The Corner

National Security & Defense

With Jeremy Corbyn’s Rise, the Lower Depths of British Socialism Are Suddenly Mainstream

Jeremy Corbyn is a back-bench Labour member of Parliament, so back-bench that very few people had ever heard of him until this moment. In his mid-sixties, he has made his life in the lower depths of Leftist politics, amid little splinter groups that see themselves taking to the streets under the banner of revolution. The frame of mind of such people is a psychological oddity. Somewhere on their path through this vale of tears they got stuck, becoming unable to distinguish between illusion and reality. At demonstrations, they may have rough encounters with the police but usually they are more of a danger to themselves than to anyone else.
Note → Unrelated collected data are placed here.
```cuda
int mtfjsp_random_step(mtfjsp_env* h, uint64_t seed, uint64_t env_offset, int32_t* op, int32_t* mach, void* mfea1,
                       uint8_t* mach_mask, double* reward5, double* scaled4, uint8_t* done, uint8_t* invalid,
                       void* task_fea, void* mach_fea, float* adj_w, int16_t* adj_src, uint8_t* job_mask,
                       int32_t* candidate, int mask_mode, int dtype, void* stream) {
    if (!h) return fail(MTFJSP_E_ARG, "null handle");
    int32_t* o = op ? op : h->a_op;
    int32_t* mc = mach ? mach : h->a_mach;
    if (!h->reset_done) return fail(MTFJSP_E_STATE, "mtfjsp_random_step before mtfjsp_reset");
    if (dtype != MTFJSP_F32 && dtype != MTFJSP_F64) return fail(MTFJSP_E_ARG, "dtype must be MTFJSP_F32 or MTFJSP_F64");
    CK(cudaSetDevice(h->device), "cudaSetDevice");
    {
        Params P = make_params(h);
        P.reward5 = reward5; P.scaled4 = scaled4; P.done = done; P.invalid = invalid;
        P.seed = seed; P.env_offset = env_offset; P.edge_id = h->edge_id; P.op_out = o; P.mach_out = mc;
        P.mfea1 = mfea1; P.mmask = mach_mask;
        int rf = fill_obs(h, P, task_fea, mach_fea, adj_w, adj_src, job_mask, candidate, mask_mode, dtype);
        if (rf) return rf;
        P.obs_inc = obs_inc_now(h, task_fea, mach_fea, adj_w, adj_src, dtype);
        rf = dtype == MTFJSP_F64 ? launch_random_fused<double>(h, P, (cudaStream_t)stream)
                                 : launch_random_fused<float>(h, P, (cudaStream_t)stream);
        if (rf > 0) obs_mark(h, task_fea, mach_fea, adj_w, adj_src, dtype);
        if (rf != 0) return rf < 0 ? rf : MTFJSP_OK;
    }
    int rc = launch_prestep<true>(h, seed, env_offset, mask_mode == MTFJSP_MASK_ESA ? h->jm_esa : h->jm_fin, o, mc, mfea1,
                                  mach_mask, dtype, (cudaStream_t)stream);
    if (rc < 0) return rc;
    if (rc == 0) {
        rc = mtfjsp_policy_random(h, seed, env_offset, mask_mode, o, mc, stream);
        if (rc) return rc;
        if (mfea1) {
            rc = mtfjsp_mfea1(h, o, mfea1, mach_mask, dtype, stream);
            if (rc) return rc;
        }
    }
    return mtfjsp_step_obs(h, o, mc, reward5, scaled4, done, invalid, task_fea, mach_fea, adj_w, adj_src, job_mask,
                           candidate, mask_mode, dtype, stream);
}

static bool is_pinned(const void* p) {
// ... 200 lines not shown
    }
    CK(cudaGraphLaunch(ent->exec, s), "cudaGraphLaunch");
    h->launches += ent->kernels;
    obs_mark(h, task_fea, mach_fea, adj_w, adj_src, dtype);
    CK(cudaStreamSynchronize(s), "cudaStreamSynchronize");
    return MTFJSP_OK;
}

extern "C" {

int mtfjsp_step_host(mtfjsp_env* h, const int32_t* op_host, const int32_t* mach_host, double* info6_host,
                     uint8_t* job_mask_host, int32_t* candidate_host, void* task_fea, void* mach_fea, float* adj_w,
                     int16_t* adj_src, int mask_mode, int dtype, void* stream) {
    if (!h || !op_host || !mach_host) return fail(MTFJSP_E_ARG, "mtfjsp_step_host: bad argument");
    if (!h->reset_done) return fail(MTFJSP_E_STATE, "mtfjsp_step_host before mtfjsp_reset");
    CK(cudaSetDevice(h->device), "cudaSetDevice");
    HostIO io = {op_host, mach_host, nullptr, info6_host, job_mask_host, candidate_host, nullptr};
    return host_step_impl(h, io, task_fea, mach_fea, adj_w, adj_src, mask_mode, dtype, (cudaStream_t)stream);
}

int mtfjsp_step_host_packed(mtfjsp_env* h, const int32_t* actions_host, void* records_host, void* task_fea, void* mach_fea,
                            float* adj_w, int16_t* adj_src, int mask_mode, int dtype, void* stream) {
    if (!h || !actions_host || !records_host) return fail(MTFJSP_E_ARG, "mtfjsp_step_host_packed: bad argument");
    if (!h->reset_done) return fail(MTFJSP_E_STATE, "mtfjsp_step_host_packed before mtfjsp_reset");
    CK(cudaSetDevice(h->device), "cudaSetDevice");
    HostIO io = {nullptr, nullptr, actions_host, nullptr, nullptr, nullptr, (unsigned char*)records_host};
    return host_step_impl(h, io, task_fea, mach_fea, adj_w, adj_src, mask_mode, dtype, (cudaStream_t)stream);
}

int mtfjsp_host_record_bytes(const mtfjsp_env* h) { return h ? h->rec_stride : 0; }

int64_t mtfjsp_launch_count(const mtfjsp_env* h) { return h ? h->launches : 0; }

int64_t mtfjsp_bytes_per_step(const mtfjsp_env* h, int dtype) {
    if (!h) return 0;
    const int64_t N = h->L.N, M = h->L.M, J = h->L.J;
    int64_t b_state = 18 * N + 42 * M + 8 * J + (N + 7) / 8 + 160;
    int64_t fe = dtype == MTFJSP_F64 ? 8 : 4;
    int64_t b_out = 12 * fe * N + 18 * N + 8 * fe * M + 5 * J + 41;
    return 8 + 2 * b_state + b_out;
// ... 16 lines not shown
```

Measured before the change: 985.7 million.

## Defer reset and fuse snapshot restore into the first step kernel

Reset and scaler-reset no longer launch kernels right away. They record a pending state, and the next step kernel loads its state directly from the reset snapshot, patches in the weights and scaler, and writes the full state back. Any other entry point flushes the pending reset through a reworked per-env reset_copy_kernel, now one block per env with vectorised copies. This removes one or two launches plus a full state round-trip per episode, at the cost of extra host-side pending-state bookkeeping and a full state writeback in the fused path.

After: 1.029 billion (median of 6 runs). 4.4% higher.

```diff
diff --git a/e2e-mappo-for-mt-fjsp_b200/csrc/mtfjsp_env.cu b/e2e-mappo-for-mt-fjsp_b200/csrc/mtfjsp_env.cu
--- a/e2e-mappo-for-mt-fjsp_b200/csrc/mtfjsp_env.cu
+++ b/e2e-mappo-for-mt-fjsp_b200/csrc/mtfjsp_env.cu
@@ -1,3 +1,4 @@
+#include <assert.h>
 #include <cuda_runtime.h>
 #include <math.h>
 #include <stdint.h>
@@ -42,6 +43,9 @@
     const double* t;
     const double* p;
     const double* weights;
+    const double* sd0;
+    const int16_t* si0;
+    int clear_ret;
     double cfgw[3], divisor, gamma;
     const int32_t* op;
     const int32_t* mach;
@@ -75,7 +79,8 @@
 };
 
 enum { MODE_STEP = 1, MODE_OBS = 2, MODE_RESET = 4, MODE_POLICY = 8,
-       MODE_HOST = 16 };
+       MODE_HOST = 16,
+       MODE_FROM_RESET = 32 };
 
 #define INFO6_PUT(b_, k_, v_)                                                                               \
     do {                                                                                                    \
@@ -784,6 +789,13 @@
     double* g_sd = P.sd + (size_t)bc * S::SD;
     int16_t* g_si = P.si + (size_t)bc * S::SI;
     const double* g_xs = P.xs + (size_t)bc * S::XS;
+    constexpr bool fr = (MODE & MODE_FROM_RESET) != 0;
+    static_assert(!fr || (!S::COLD && (MODE & MODE_STEP)), "COLD reads dur / psel from the state record, not the snapshot");
+#ifdef MTFJSP_DEBUG_BOUNDS
+    if (fr) assert(bc < P.L.B && P.L.sd_stride == S::SD && P.L.si_stride == S::SI);
+#endif
+    const double* src_sd = fr ? P.sd0 + (size_t)bc * S::SD : g_sd;
+    const int16_t* src_si = fr ? P.si0 + (size_t)bc * S::SI : g_si;
 
     int a = 0, m = 0;
     bool sel = false;
@@ -793,11 +805,11 @@
     if constexpr ((MODE & MODE_POLICY) != 0) {
         const uint8_t* jsrc = (P.mask_mode == MTFJSP_MASK_ESA ? P.jm_esa : P.jm_fin) + (size_t)bc * J;
         if (gl < J) {
-            sel = jsrc[gl] == 0;
-            cj = P.cand_int[(size_t)bc * J + gl];
+            sel = fr ? true : jsrc[gl] == 0;
+            cj = fr ? gl * M : P.cand_int[(size_t)bc * J + gl];
         }
         if (gl < M && P.mfea1 != nullptr) eid = __ldg(P.edge_id + (size_t)bc * M + gl);
-        nsel_step = g_si[S::O_MISC + 2];
+        nsel_step = fr ? 0 : g_si[S::O_MISC + 2];
     } else if (MODE & MODE_STEP) {
         if (P.act2) { const int2 am = __ldg(P.act2 + bc); a = am.x; m = am.y; }
         else { a = __ldg(P.op + bc); m = __ldg(P.mach + bc); }
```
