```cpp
int logit_lds_launch_nuts_dense_m(LogitParams prm, const double* X_dev, const double* y_dev, void* workspace, void* mws, hipStream_t st, int target)
{
    if (target == LOGIT_TARGET_DENSE) {
        if (prm.d <= 192) return launch_nuts_dense_m<3, LOGIT_TARGET_DENSE>(prm, X_dev, y_dev, workspace, mws, st);
        if (prm.d <= 256) return launch_nuts_dense_m<4, LOGIT_TARGET_DENSE>(prm, X_dev, y_dev, workspace, mws, st);
        if (prm.d <= 384) return launch_nuts_dense_m<6, LOGIT_TARGET_DENSE>(prm, X_dev, y_dev, workspace, mws, st);
        return launch_nuts_dense_m<8, LOGIT_TARGET_DENSE>(prm, X_dev, y_dev, workspace, mws, st);
    }
    if (prm.d <= 64) return launch_nuts_dense_m<1, LOGIT_TARGET_LOGISTIC>(prm, X_dev, y_dev, workspace, mws, st);
    if (prm.d <= 128) return launch_nuts_dense_m<2, LOGIT_TARGET_LOGISTIC>(prm, X_dev, y_dev, workspace, mws, st);
    if (prm.d <= 256) return launch_nuts_dense_m<4, LOGIT_TARGET_LOGISTIC>(prm, X_dev, y_dev, workspace, mws, st);
    return launch_nuts_dense_m<8, LOGIT_TARGET_LOGISTIC>(prm, X_dev, y_dev, workspace, mws, st);
}

}
```

mcmc_amd/csrc/logistic_nuts_impl.hpp:

```cpp
#pragma once
#include "logistic_lds.hpp"
#include "launch_common.hpp"
#include "lds_nuts_pieces.hpp"

namespace mi {
namespace {

template <int NTQ, int TARGET>
uint64_t grid_of(uint64_t C)
{
    using G = LogitGeo<NTQ>;
    int dev = 0, n_cu = 256, per_cu = 1;
    (void)hipGetDevice(&dev);
    (void)hipDeviceGetAttribute(&n_cu, hipDeviceAttributeMultiprocessorCount, dev);
    if (n_cu <= 0) n_cu = 256;
    auto kern = logit_lds_kernel<NTQ, LOGIT_NUTS, TARGET, false>;
    (void)hipFuncSetAttribute(reinterpret_cast<const void*>(kern), hipFuncAttributeMaxDynamicSharedMemorySize, (int)G::LDS_BYTES);
    if (hipOccupancyMaxActiveBlocksPerMultiprocessor(&per_cu, reinterpret_cast<const void*>(kern), 512, G::LDS_BYTES) != hipSuccess || per_cu < 1) per_cu = 1;
    const uint64_t need = (C + 31) / 32, cap = (uint64_t)n_cu * (uint64_t)per_cu;
    return cap_grid(need < cap ? need : cap);
}

template <int NTQ, int TARGET, bool DIAGM = false, bool BOUNDS = false>
int launch_nuts(LogitParams& prm, const double* X_dev, const double* y_dev, void* workspace, hipStream_t st)
{
    using G = LogitGeo<NTQ>;
    const size_t n_wg = (size_t)grid_of<NTQ, TARGET>(prm.C);
    double* xp = static_cast<double*>(workspace);
    prm.state = xp + (size_t)prm.NB * G::XBUF_PAD;
    double* nxt = prm.state + n_wg * 8 * LOGIT_STATE_VECS * G::NSQ * 64;
    prm.xexch = nullptr;
    if (TARGET == LOGIT_TARGET_DENSE) { prm.xexch = nxt; nxt += n_wg * 2 * 4 * G::NSQ * 64; }
    prm.nuts_ws = nxt;
    prm.nuts_sc = nxt + n_wg * 8 * lds_nuts::vec_doubles_per_wave(G::NSQ);
    prm.nuts_next = reinterpret_cast<uint32_t*>(prm.nuts_sc + n_wg * 8 * lds_nuts::sc_doubles_per_wave());
    prm.Xp = xp;
    hipError_t e = hipMemsetAsync(prm.nuts_next, 0, 64, st);
    if (e != hipSuccess) return (int)e;
    double* theta_backup = nullptr;
    if (int ep = lds_nuts_setup_pieces<NTQ>(prm, n_wg, st, &theta_backup)) return ep;
    hipLaunchKernelGGL((pack_logit_lds_kernel<NTQ, TARGET == LOGIT_TARGET_DENSE>), dim3(prm.NB), dim3(256), 0, st, X_dev, y_dev, prm.d, prm.n_rows, xp);
    auto kern = logit_lds_kernel<NTQ, LOGIT_NUTS, TARGET, DIAGM, BOUNDS>;
    if (BOUNDS) note_kernel("logit_lds_kernel<%d, nuts, %d, true, true>", NTQ, TARGET);
    else note_kernel("logit_lds_kernel<%d, nuts, %d, %s>", NTQ, TARGET, DIAGM ? "true" : "false");
    e = hipFuncSetAttribute(reinterpret_cast<const void*>(kern), hipFuncAttributeMaxDynamicSharedMemorySize, (int)G::LDS_BYTES);
    if (e != hipSuccess) return (int)e;
    hipLaunchKernelGGL(kern, dim3((unsigned)n_wg), dim3(512), G::LDS_BYTES, st, prm);
    if ((e = hipGetLastError()) != hipSuccess) return (int)e;
    return lds_nuts_restore_flagged(prm, theta_backup, st);
}
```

Exceptional circumstances have brought Corbyn forward. The Labour party went into the general election last May under Ed Miliband, and expected to win. An aura of the lower depths of Leftist politics clung to him. Marxist parents had evidently had an enduring influence. The electorate decided that he was too left-wing to be prime-ministerial material. It might be imagined that his successor would draw the conclusion that the party might work out a more central appeal. Not a bit of it. Candidates to succeed Miliband are nonentities whose lack of appeal to anyone or anything is Corbyn’s chance.

The lower depths of socialism are suddenly mainstream. Corbyn would like to abolish the monarchy, leave NATO and scrap the country’s nuclear defense, and end austerity by giving the poor whatever they want. He turns out to be chairman of Stop the War, a misnamed pressure group that was in favor of Iraqis getting British troops out of Iraq by any means, presumably including shooting at them. Among those he has welcomed and praised, as often as not in the House of Commons, are the hate-mongering Islamist Sheikh Raed Salah, and the leaders of the IRA, Hamas, and Hezbollah. The media reveal that he is, or has been, in touch with Paul Eisen, a leading Holocaust denier, and Reverend Stephen Sizer, the Church of England’s most notorious anti-Semite and on top of that a 9/11 conspiracy theorist. The Jewish Chronicle in particular has “deep foreboding” at the prospect of his being elected the Labour leader.

Down the centuries, the British have skillfully thrown oddballs, crazed agitators, and obsessives out of the political life of the country. If Corbyn becomes their leader, former prime minister Blair warns, the party will have civil war. The speed with which this unexpected crisis comes upon reveals how volatile, how ignorant, how frivolous, the electorate is. Corbyn is certainly not a Nazi, but I find myself thinking about the Machtergreifung, the seizure of power in January 1933 that put Germany so light-headedly on the path to disaster. 

David Pryce-Jones is a British author and commentator and a senior editor of National Review.